TASK PROMPT => Transcribe the following entries word for word. End with the line where "assert directions.dim() == 2" appears.

Collected data
def build_camera_rays(directions, index, width, transform12, range_min, scale, shift):
    require_device(directions, index, transform12)
    directions, transform12 = _f32c(directions), _f32c(transform12)
    assert directions.dim() == 2 and directions.shape[1] == 3 and transform12.numel() == 12
    n_pixels = directions.shape[0]
    if index is not None:
        index = index.to(torch.int64).contiguous()
    n = n_pixels if index is None else index.shape[0]
    rays = torch.empty(n, hip.RAY_STRIDE, device=directions.device, dtype=torch.float32)
    sh = (C.c_float * 3)(float(shift[0]), float(shift[1]), float(shift[2]))
    check(load().lnr_build_camera_rays(_ptr(directions), n_pixels, _ptr(index), n, int(width), _ptr(transform12), float(range_min),
                                       float(scale), sh, _ptr(rays), _stream()), "lnr_build_camera_rays")
    return rays


class WindowTables:

    def __init__(self, dirs_list, dist_list, const_dist, seg_counts, seg_pose):
        n = len(dirs_list)
        self.n_seg = n
        self.keepalive = (list(dirs_list), list(dist_list))
        self.dirs = (C.c_void_p * n)(*[d.data_ptr() for d in dirs_list])
        self.dist = (C.c_void_p * n)(*[(d.data_ptr() if d is not None else None) for d in dist_list])
        self.const_dist = (C.c_float * n)(*[float(c) for c in const_dist])
        self.n_points = (C.c_int64 * n)(*[int(d.shape[1]) for d in dirs_list])
        starts = [0]
        for c in seg_counts:
            starts.append(starts[-1] + int(c))
        self.seg_start_list = starts
        self.seg_start = (C.c_int32 * (n + 1))(*starts)
        self.seg_pose = (C.c_int32 * n)(*[int(p) for p in seg_pose])
        self.total = starts[-1]


def build_window_rays(tab: WindowTables, transforms, ray_range, scale, shift, index=None, seed=0):
    require_device(transforms, index)
    dev = transforms.device
    rays = torch.empty(tab.total, hip.RAY_STRIDE, device=dev, dtype=torch.float32)
    depths = torch.empty(tab.total, device=dev, dtype=torch.float32)
    keep = torch.empty(tab.total, device=dev, dtype=torch.uint8)
    idx_out = None
    if index is None:
        idx_out = torch.empty(tab.total, device=dev, dtype=torch.int64)
    else:
        index = index.to(torch.int64).contiguous()
    sh = (C.c_float * 3)(float(shift[0]), float(shift[1]), float(shift[2]))
    check(load().lnr_build_window_rays(tab.dirs, tab.dist, tab.const_dist, tab.n_points, tab.seg_start, tab.seg_pose, tab.n_seg,
                                       _ptr(index), _ptr(idx_out), int(seed) & (2 ** 64 - 1), _ptr(_f32c(transforms)),
                                       float(ray_range[0]), float(ray_range[1]), float(scale), sh, _ptr(rays), _ptr(depths),
                                       _ptr(keep), _stream()), "lnr_build_window_rays")
    return rays, depths, keep, (index if index is not None else idx_out)


def pose_forward(pose6):
    require_device(pose6)
    p = _f32c(pose6.detach()).reshape(-1, 6)
    T = torch.empty(p.shape[0], 12, device=p.device, dtype=torch.float32)
    if p.shape[0] == 0:
        return T
    check(load().lnr_pose_forward(_ptr(p), p.shape[0], _ptr(T), _stream()), "lnr_pose_forward")
    return T


def pose_backward(pose6, d_transforms, mask=None, out=None, accumulate=False, poison=None, poison_tag=0):
    require_device(pose6, d_transforms, mask, out, poison)
    p = _f32c(pose6.detach()).reshape(-1, 6)
    if out is None:
        out = torch.empty_like(p)
        accumulate = False
    if p.shape[0] == 0:
        return out
    check(load().lnr_pose_backward(_ptr(p), _ptr(_f32c(d_transforms)), _ptr(mask), p.shape[0], _ptr(out), int(accumulate),
                                   _ptr(poison), int(poison_tag), _stream()), "lnr_pose_backward")
    return out


def compact_rays(rays, depths, keep, src_index, seg_start, n_out=None, want_counts=False, front=None):
    require_device(rays, depths, keep, src_index)
    n_in = rays.shape[0]
    dev = rays.device
    n_seg = len(seg_start) - 1
    rays_out = torch.empty_like(rays)
    depths_out = torch.empty_like(depths)
    src_out = torch.empty_like(src_index) if src_index is not None else None
    out_seg = torch.empty(n_seg + 1, device=dev, dtype=torch.int32)
    if n_out is None:
        n_out = torch.empty(1, device=dev, dtype=torch.int32)
    else:
        require_device(n_out)
        assert n_out.dtype == torch.int32 and n_out.numel() == 1 and n_out.is_contiguous()
    seg = seg_start if isinstance(seg_start, C.Array) else (C.c_int32 * (n_seg + 1))(*[int(v) for v in seg_start])
    if want_counts or front is not None:
        counts = rec = order = None
        cap = 0
        if front is not None:
            order, cap = front
            if not isinstance(order, C.Array):
                order = (C.c_int32 * n_seg)(*[int(v) for v in order])
            rec = torch.empty(hip.FRONT_HEADER + int(cap), device=dev, dtype=torch.float32)
        else:
            counts = torch.empty(2, device=dev, dtype=torch.int32)
        check(load().lnr_compact_rays_front(_ptr(rays), _ptr(depths), _ptr(keep), _ptr(src_index), n_in, seg, n_seg,
                                            _ptr(rays_out), _ptr(depths_out), _ptr(src_out), _ptr(out_seg), _ptr(n_out),
                                            _ptr(counts), order, int(cap), _ptr(rec), _stream()), "lnr_compact_rays_front")
        return rays_out, depths_out, src_out, out_seg, n_out, (rec if front is not None else counts)
    check(load().lnr_compact_rays(_ptr(rays), _ptr(depths), _ptr(keep), _ptr(src_index), n_in, seg, n_seg,
                                  _ptr(rays_out), _ptr(depths_out), _ptr(src_out), _ptr(out_seg), _ptr(n_out), _stream()),
          "lnr_compact_rays")
    return rays_out, depths_out, src_out, out_seg, n_out


def first_ray_key(rays, out_seg_start, seg_order):
    require_device(rays, out_seg_start)
    n_seg = len(seg_order)
    key = torch.empty(1, device=rays.device, dtype=torch.int64)
    order = (C.c_int32 * n_seg)(*[int(v) for v in seg_order])
    check(load().lnr_first_ray_key(_ptr(rays), _ptr(out_seg_start), order, n_seg, _ptr(key), _stream()), "lnr_first_ray_key")
    return key


def shard_front_pack(rays, out_seg_start, seg_order, depths, n_rays_dev, cap, device=None):
    dev = rays.device if rays is not None else torch.device(device)
    rec = torch.empty(hip.FRONT_HEADER + int(cap), device=dev, dtype=torch.float32)
    if rays is None:
        check(load().lnr_shard_front_pack(None, None, None, 0, None, 0, None, int(cap), _ptr(rec), _stream()), "lnr_shard_front_pack")
        return rec
    require_device(rays, out_seg_start, depths, n_rays_dev)
    n_seg = len(seg_order)
    order = seg_order if isinstance(seg_order, C.Array) else (C.c_int32 * n_seg)(*[int(v) for v in seg_order])
    check(load().lnr_shard_front_pack(_ptr(rays), _ptr(out_seg_start), order, n_seg, _ptr(_f32c(depths)), rays.shape[0], _ptr(n_rays_dev),
                                      int(cap), _ptr(rec), _stream()), "lnr_shard_front_pack")
    return rec


def shard_front_reduce(records, world, stride):
    require_device(records)
    assert records.dtype == torch.float32 and records.numel() == world * stride
    counts = torch.empty(2, device=records.device, dtype=torch.int32)
    far0 = torch.empty(1, device=records.device, dtype=torch.float32)
    check(load().lnr_shard_front_reduce(_ptr(records), int(world), int(stride), _ptr(counts), _ptr(far0), _stream()), "lnr_shard_front_reduce")
    return counts, far0


def lidar_rays_backward(d_rays, rays, src_index, seg_start_dev, directions_list, transforms, scale):
    require_device(d_rays, rays, src_index, seg_start_dev, transforms)
    n_seg = len(directions_list)
    dev = rays.device
    out = torch.empty(n_seg, 12, device=dev, dtype=torch.float32) if rays.shape[0] > 0 else torch.zeros(n_seg, 12, device=dev)
    ptrs = (C.c_void_p * n_seg)(*[d.data_ptr() for d in directions_list])
    npts = (C.c_int64 * n_seg)(*[int(d.shape[1]) for d in directions_list])
    check(load().lnr_lidar_rays_backward(_ptr(_f32c(d_rays)), _ptr(rays), _ptr(src_index), _ptr(seg_start_dev), n_seg, ptrs,
                                         npts, _ptr(_f32c(transforms)), float(scale), _ptr(out), _stream()),
          "lnr_lidar_rays_backward")
    return out


def occ_interpolate(grid, pts):
    require_device(grid, pts)
    v = grid.shape[-1]
    g = _f32c(grid).reshape(v, v, v)
    p = _f32c(pts)
    out = torch.empty(p.shape[:-1], device=p.device, dtype=torch.float32)
    check(load().lnr_occ_interpolate(_ptr(g), v, _ptr(p), out.numel(), _ptr(out), _stream()), "lnr_occ_interpolate")
    return out


def sample_rays_occ(rays, grid, n_samples, perturb, u_jitter=None, u_pdf=None, seed=0, n_rays_dev=None, debug=False):
    require_device(rays, grid, u_jitter, u_pdf)
    rays = _f32c(rays)
    v = grid.shape[-1]
    g = _f32c(grid).reshape(v, v, v)
    n = rays.shape[0]
    h = n_samples // 2
    steps = linspace_table(h, rays.device)
    z = torch.empty(n, n_samples, device=rays.device, dtype=torch.float32)
    inds = probs = cdf = None
    if debug:
        inds = torch.zeros(n, h, device=rays.device, dtype=torch.int64)
        probs = torch.zeros(n, h, device=rays.device, dtype=torch.float32)
        cdf = torch.zeros(n, h - 1, device=rays.device, dtype=torch.float32)
    check(load().lnr_sample_rays_occ(_ptr(rays), n, _ptr(n_rays_dev), _ptr(g), v, n_samples, float(perturb), _ptr(steps),
                                     _ptr(_f32c(u_jitter)), _ptr(_f32c(u_pdf)), int(seed) & (2 ** 64 - 1), _ptr(z),
                                     _ptr(inds), _ptr(probs), _ptr(cdf), _stream()), "lnr_sample_rays_occ")
    if debug:
        return z, dict(inds=inds, probs=probs, cdf=cdf)
    return z


def sample_rays_uniform(rays, n_samples, perturb, u_jitter=None, seed=0, n_rays_dev=None):
    require_device(rays, u_jitter)
    rays = _f32c(rays)
    n = rays.shape[0]
    steps = linspace_table(n_samples, rays.device)
    z = torch.zeros(n, n_samples, device=rays.device, dtype=torch.float32)
    check(load().lnr_sample_rays_uniform(_ptr(rays), n, _ptr(n_rays_dev), n_samples, float(perturb), _ptr(steps),
                                         _ptr(_f32c(u_jitter)), int(seed) & (2 ** 64 - 1), _ptr(z), _stream()),
          "lnr_sample_rays_uniform")
    return z


def ftb_gather(rays, z, idx, n_alive, b0, block, rays_c, z_c, next_count):
    require_device(rays, z, idx, n_alive, rays_c, z_c, next_count)
    check(load().lnr_render_ftb_gather(_ptr(rays), _ptr(z), z.shape[1], _ptr(idx), _ptr(n_alive), rays.shape[0], int(b0), int(block),
                                       _ptr(rays_c), _ptr(z_c), _ptr(next_count), _stream()), "lnr_render_ftb_gather")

THE COMPLETED TASK =>
def build_camera_rays(directions, index, width, transform12, range_min, scale, shift):
    require_device(directions, index, transform12)
    directions, transform12 = _f32c(directions), _f32c(transform12)
    assert directions.dim() == 2 and directions.shape[1] == 3 and transform12.numel() == 12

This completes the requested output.